Cross-domain aspect term extraction using pre-trained language models with pre-training and fine-tuning strategy
Chuanjun Zhao, Meiling Wu, Xuzhuang Sun, Kang Lu
Abstract
As an important subtask of fine-grained sentiment analysis (SA), aspect term extraction (ATE) aims to identify aspect terms within user-generated comments. ATE-supervised learning approaches are based heavily on the availability of annotated data with token-level labels. However, obtaining these annotations for each domain in sufficient quantities is often a costly process, which limits the applicability of supervised methods. The cross-domain aspect term extraction (CDATE) problem involves transferring knowledge from a well-annotated source domain to a sparsely annotated target domain. We propose an approach that combines a pre-trained language model with a pre-training and fine-tuning strategy for solving CDATE (named LM-PF). The first stage adapts BERT using unlabeled data from both domains to capture do-main-specific characteristics, the second stage fine-tunes a downstream sequence labeling model with minimal labeled data to improve target domain performance, the third stage pre-trains on source-domain data and fine-tunes the bidirectional long short-term memory with conditional random fields (Bi-LSTM+CRF) with limited target labels.

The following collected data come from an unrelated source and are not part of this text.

# castacks/mvs_gi

Measured on AMD Instinct MI355X. Metric: stereo frames/sec/GPU (G16V, 3-cam, D=16) + inv-dist L1 vs reference, higher is better.
Workload: dtype f16x3 (split-fp16 MFMA operands: 11 + 11 significant bits, f32 accumulate/activations)

## Files before the change

### include/mvsgi.h

```cpp
#ifndef MVSGI_H
#define MVSGI_H

#include <stddef.h>
#include <stdint.h>

#ifdef __cplusplus
extern "C" {
#endif

#define MVSGI_ABI_VERSION 8

typedef void* mvsgi_stream_t;

#define MVSGI_CONV_AUTO   0
#define MVSGI_CONV_DIRECT 1
#define MVSGI_CONV_MFMA   2
#define MVSGI_CONV_BF16X3 3
#define MVSGI_CONV_BF16X3_C16 4
#define MVSGI_CONV_BF16X3_V32 5
#define MVSGI_CONV_BF16X3_D32 6

#define MVSGI_CONV_F16 0x100

#define MVSGI_SPLIT_F16 1
// ... 69 lines not shown
size_t mvsgi_conv2d_packed_weight_bytes_bf16x3(int Cout, int Cin);
int mvsgi_conv2d_pack_weights_bf16x3(const float* w_oihw, void* w_packed, int Cout, int Cin,
                                     mvsgi_stream_t stream);
int mvsgi_conv2d_f32(const float* x, const float* w_oihw, const void* w_packed,
                     const float* scale, const float* shift, const float* res, float* y,
                     int B, int Cin, int Hin, int Win, int Cout, int ksize, int stride,
                     float neg_slope, int impl, int in_nchw, mvsgi_stream_t stream);
const char* mvsgi_conv2d_variant_f32(int Cin, int Cout, int ksize, int stride, int impl, int in_nchw);

int mvsgi_resize_trilinear_f32(const float* x, float* y, int B, int C,
                               int Di, int Hi, int Wi, int Do, int Ho, int Wo,
                               mvsgi_stream_t stream);

int mvsgi_softargmin_f32(const float* costs, const float* inv_idx, float* inv_dist,
                         float* norm_costs, int B, int D, int H, int W, int scale,
                         mvsgi_stream_t stream);

int mvsgi_softargmin_div_f32(const float* costs, const float* inv_idx, float* inv_dist,
                             float* norm_costs, int B, int D, int H, int W, int scale,
                             float post_div, mvsgi_stream_t stream);

#define MVSGI_SA_AUTO  0
#define MVSGI_SA_PIXEL 1
#define MVSGI_SA_BAND  2
int mvsgi_softargmin_scaled_f32(const float* costs, const float* inv_idx, float* inv_dist,
                                float* norm_costs, int B, int D, int H, int W, double scale,
                                int OH, int OW, float post_div, int variant, mvsgi_stream_t stream);

int mvsgi_confidence_f32(const float* costs, const float* inv_idx, float* max_prob, float* entropy,
                         float* spread, int* argmax, int B, int D, int H, int W, double scale,
                         int OH, int OW, float post_div, int normalize_entropy, mvsgi_stream_t stream);

int mvsgi_ncv_to_nvc_f32(const float* x, float* y, int B, int C, long long V, mvsgi_stream_t stream);
int mvsgi_nvc_to_ncv_f32(const float* x, float* y, int B, int C, long long V, mvsgi_stream_t stream);

int mvsgi_resblock2d_f32(const float* x, const void* w_packed1, const float* scale1, const float* shift1,
                         const void* w_packed2, const float* scale2, const float* shift2, float* y,
                         int N, int H, int W, float neg_slope, mvsgi_stream_t stream);

size_t mvsgi_split2d_bytes(int N, int H, int W);
int mvsgi_f32_to_split2d(const float* x, void* y_split, int N, int H, int W, mvsgi_stream_t stream);
int mvsgi_split2d_to_f32(const void* x_split, float* y, int N, int H, int W, mvsgi_stream_t stream);
size_t mvsgi_resblock2d_split_packed_weight_bytes(void);
int mvsgi_resblock2d_split_pack_weights(const float* w_oihw, const float* scale, void* w_packed, mvsgi_stream_t stream);
int mvsgi_resblock2d_split(const void* x_split, const void* w_packed1, const float* shift1,
                           const void* w_packed2, const float* shift2, void* y, int y_is_split,
                           int N, int H, int W, float neg_slope, mvsgi_stream_t stream);
int mvsgi_conv2d_s2_split(const void* x_split, const void* w_packed, const float* shift, void* y_split,
                          int N, int H, int W, float neg_slope, mvsgi_stream_t stream);
int mvsgi_conv2d_f32_out_split2d(const float* x, const float* w_oihw, const void* w_packed,
                                 const float* scale, const float* shift, const float* res, void* y_split,
                                 int B, int Cin, int Hin, int Win, int Cout, int ksize, int stride,
                                 float neg_slope, int impl, int in_nchw, mvsgi_stream_t stream);

int mvsgi_rays_panorama_f32(const float* dist, float* rays, int N, int H, int W,
                            float lat0, float lat1, float lon0, float lon1, mvsgi_stream_t stream);
int mvsgi_transform_points_f32(const float* T , const float* points, float* out,
                               int B, long long M, mvsgi_stream_t stream);
int mvsgi_grid_double_sphere_f32(const float* points, float* grid, unsigned char* mask, int B, long long M,
                                 float xi, float alpha, float fx, float fy, float cx, float cy,
                                 int calib_h, int calib_w, float w2, mvsgi_stream_t stream);
int mvsgi_grid_equirect_f32(const float* points, float* grid, int B, long long M, mvsgi_stream_t stream);
int mvsgi_rays_equirect_surrogate_f32(float* rays, int H, int W, mvsgi_stream_t stream);

int mvsgi_resample_bilinear_u8_f32(const unsigned char* imgs, const float* grid, const unsigned char* valid, float* out,
                                   long long M, int T, int Hr, int Wr, int H, int W, float invalid_value, mvsgi_stream_t stream);
int mvsgi_resample_bilinear_f32(const float* imgs, const float* grid, const unsigned char* valid, float* out, long long M, int T,
                                int C, int Hr, int Wr, int H, int W, float invalid_value, mvsgi_stream_t stream);
int mvsgi_resample_validity_u8(const float* grid, const unsigned char* ds_mask, unsigned char* valid, long long n,
                               mvsgi_stream_t stream);
int mvsgi_resample_u8_table_f32(float* table256);

int mvsgi_reproject_f32(const float* inv, const float* rays, const void* imgs, int img_kind, const float* T_host,
                        const float* cams_host, float* xyz, float* warped, unsigned char* valid, float* grid,
                        long long B, int N, int C, int Hr, int Wr, int H, int W, float bf, float invalid_value,
                        mvsgi_stream_t stream);

int mvsgi_deform_conv2d_pack_weights_f32(const float* w_oihw, float* w_packed, int Cout, int Cin, int Kh, int Kw,
                                         mvsgi_stream_t stream);
int mvsgi_deform_conv2d_f32(const float* x, const float* offset, int offset_per_image, const float* w_packed,
                            const float* scale, const float* shift, const float* res, float* y,
                            int N, int Cin, int H, int W, int Cout, int Kh, int Kw, int stride_h, int stride_w,
                            int pad_h, int pad_w, int dil_h, int dil_w, float neg_slope, mvsgi_stream_t stream);

int mvsgi_sweep_std_nhwc_valid_split(const float* feats, const float* grids, const unsigned char* vmask,
                                     void* vol_split, int B, int N, int C, int Hi, int Wi, int D, int Ho, int Wo,
                                     int rig_batch, mvsgi_stream_t stream);

int mvsgi_conv3d_f32_out_split(const float* x, const float* w_packed_b3, const float* scale, const float* shift,
                               const float* res, void* y_split, int B, int Cin, int Din, int Hin, int Win, int Cout,
                               int stride, float neg_slope, mvsgi_stream_t stream);
int mvsgi_conv3d_rs16_split(const void* x_split, const void* w_packed_rs, const float* scale, const float* shift, float* y,
                            int B, int D, int H, int W, float neg_slope, mvsgi_stream_t stream);
int mvsgi_conv3d_rs16_split_out_split(const void* x_split, const void* w_packed_rs, const float* scale, const float* shift,
                                      void* y_split, int B, int D, int H, int W, float neg_slope, mvsgi_stream_t stream);
size_t mvsgi_conv3d_s2rs_packed_weight_bytes(void);
int mvsgi_conv3d_s2rs_pack_weights(const float* w_oidhw, const float* scale, void* w_packed, mvsgi_stream_t stream);
int mvsgi_conv3d_s2rs(const void* x_split, const void* w_packed, const float* shift, void* y_split,
                      int B, int D, int H, int W, float neg_slope, mvsgi_stream_t stream);
size_t mvsgi_conv3d_rs_packed_weight_bytes(int Cout, int Cin);
int mvsgi_conv3d_rs_pack_weights(const float* w_oidhw, void* w_packed, int Cout, int Cin, mvsgi_stream_t stream);
size_t mvsgi_act_split_bytes(int B, int C, int D, int H, int W);
int mvsgi_act_f32_to_split(const float* x, void* y_split, int B, int C, int D, int H, int W, mvsgi_stream_t stream);
int mvsgi_act_split_to_f32(const void* x_split, float* y, int B, int C, int D, int H, int W, mvsgi_stream_t stream);
int mvsgi_conv3d_rs_split(const void* x_split, const void* w_packed_rs, const float* scale, const float* shift,
                          const void* res_split, void* y, int y_is_f32, int B, int Cin, int D, int H, int W, int Cout,
                          float neg_slope, mvsgi_stream_t stream);

int mvsgi_conv3d_up2_f32_out_split(const float* x, const void* w_packed, int w_layout, const float* scale, const float* shift,
                                   const float* res, void* y_split, int B, int Cin, int Dl, int Hl, int Wl, int Cout,
                                   float neg_slope, mvsgi_stream_t stream);
int mvsgi_conv3d_up2_poly_split(const void* x_split, const void* plan_dev, const float* scale, const float* shift, void* y_split,
                                int B, int D, int H, int W, float neg_slope, mvsgi_stream_t stream);
size_t mvsgi_conv3d_head_split_packed_weight_bytes(int Cin);
int mvsgi_conv3d_head_split_pack_weights(const float* w_oidhw, void* w_packed, int Cin, mvsgi_stream_t stream);
int mvsgi_conv3d_head_split(const void* x_split, const void* w_packed, float scale, float shift, float* y, int B, int Cin,
                            int D, int H, int W, float neg_slope, mvsgi_stream_t stream);
int mvsgi_conv3d_head_split_pack_weights_f16(const float* w_oidhw, void* w_packed, int Cin, mvsgi_stream_t stream);
int mvsgi_conv3d_head_split_f16(const void* x_split, const void* w_packed, float scale, float shift, float* y, int B, int Cin,
                            int D, int H, int W, float neg_slope, mvsgi_stream_t stream);
int mvsgi_conv3d_up2_poly_rec32(const void* x_split, const void* plan_dev, const float* scale, const float* shift, void* y_rec32,
                                int B, int D, int H, int W, float neg_slope, mvsgi_stream_t stream);
int mvsgi_conv3d_head_rec32_f16(const void* x_rec32, const void* w_packed, float scale, float shift, float* y, int B, int Cin,
                                int D, int H, int W, float neg_slope, mvsgi_stream_t stream);
size_t mvsgi_conv3d_up2_poly_plan_bytes(int D, int H, int W);
int mvsgi_conv3d_up2_poly_plan(const float* w_oidhw_host, void* plan_host, int D, int H, int W);
int mvsgi_conv3d_up2_poly_f32(const void* x_split, const void* plan_dev, const float* scale, const float* shift, float* y,
                              int B, int D, int H, int W, float neg_slope, mvsgi_stream_t stream);
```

Specifically, we first adapted a pre-trained BERT model using unlabeled data from both the source and target domains to better capture domain-specific language patterns. Then, we built an ATE model initialized with this adapted BERT and pre-trained it using labeled source domain data. Finally, we fine-tuned the model on the labeled target domain data to enhance its generalization to new domains. We conducted six CDATE tasks using three benchmark datasets, restaurants, laptops, and digital devices. The results show that our model achieves the highest average Micro-F1 score (60.09%) across all tasks and outperforms strong baselines such as generative cross-domain data augmentation (GCDDA) by an average margin of 2.7%, confirming the effectiveness of combining domain-adaptive pre-training with task-specific fine-tuning in improving cross-domain generalization for ATE tasks.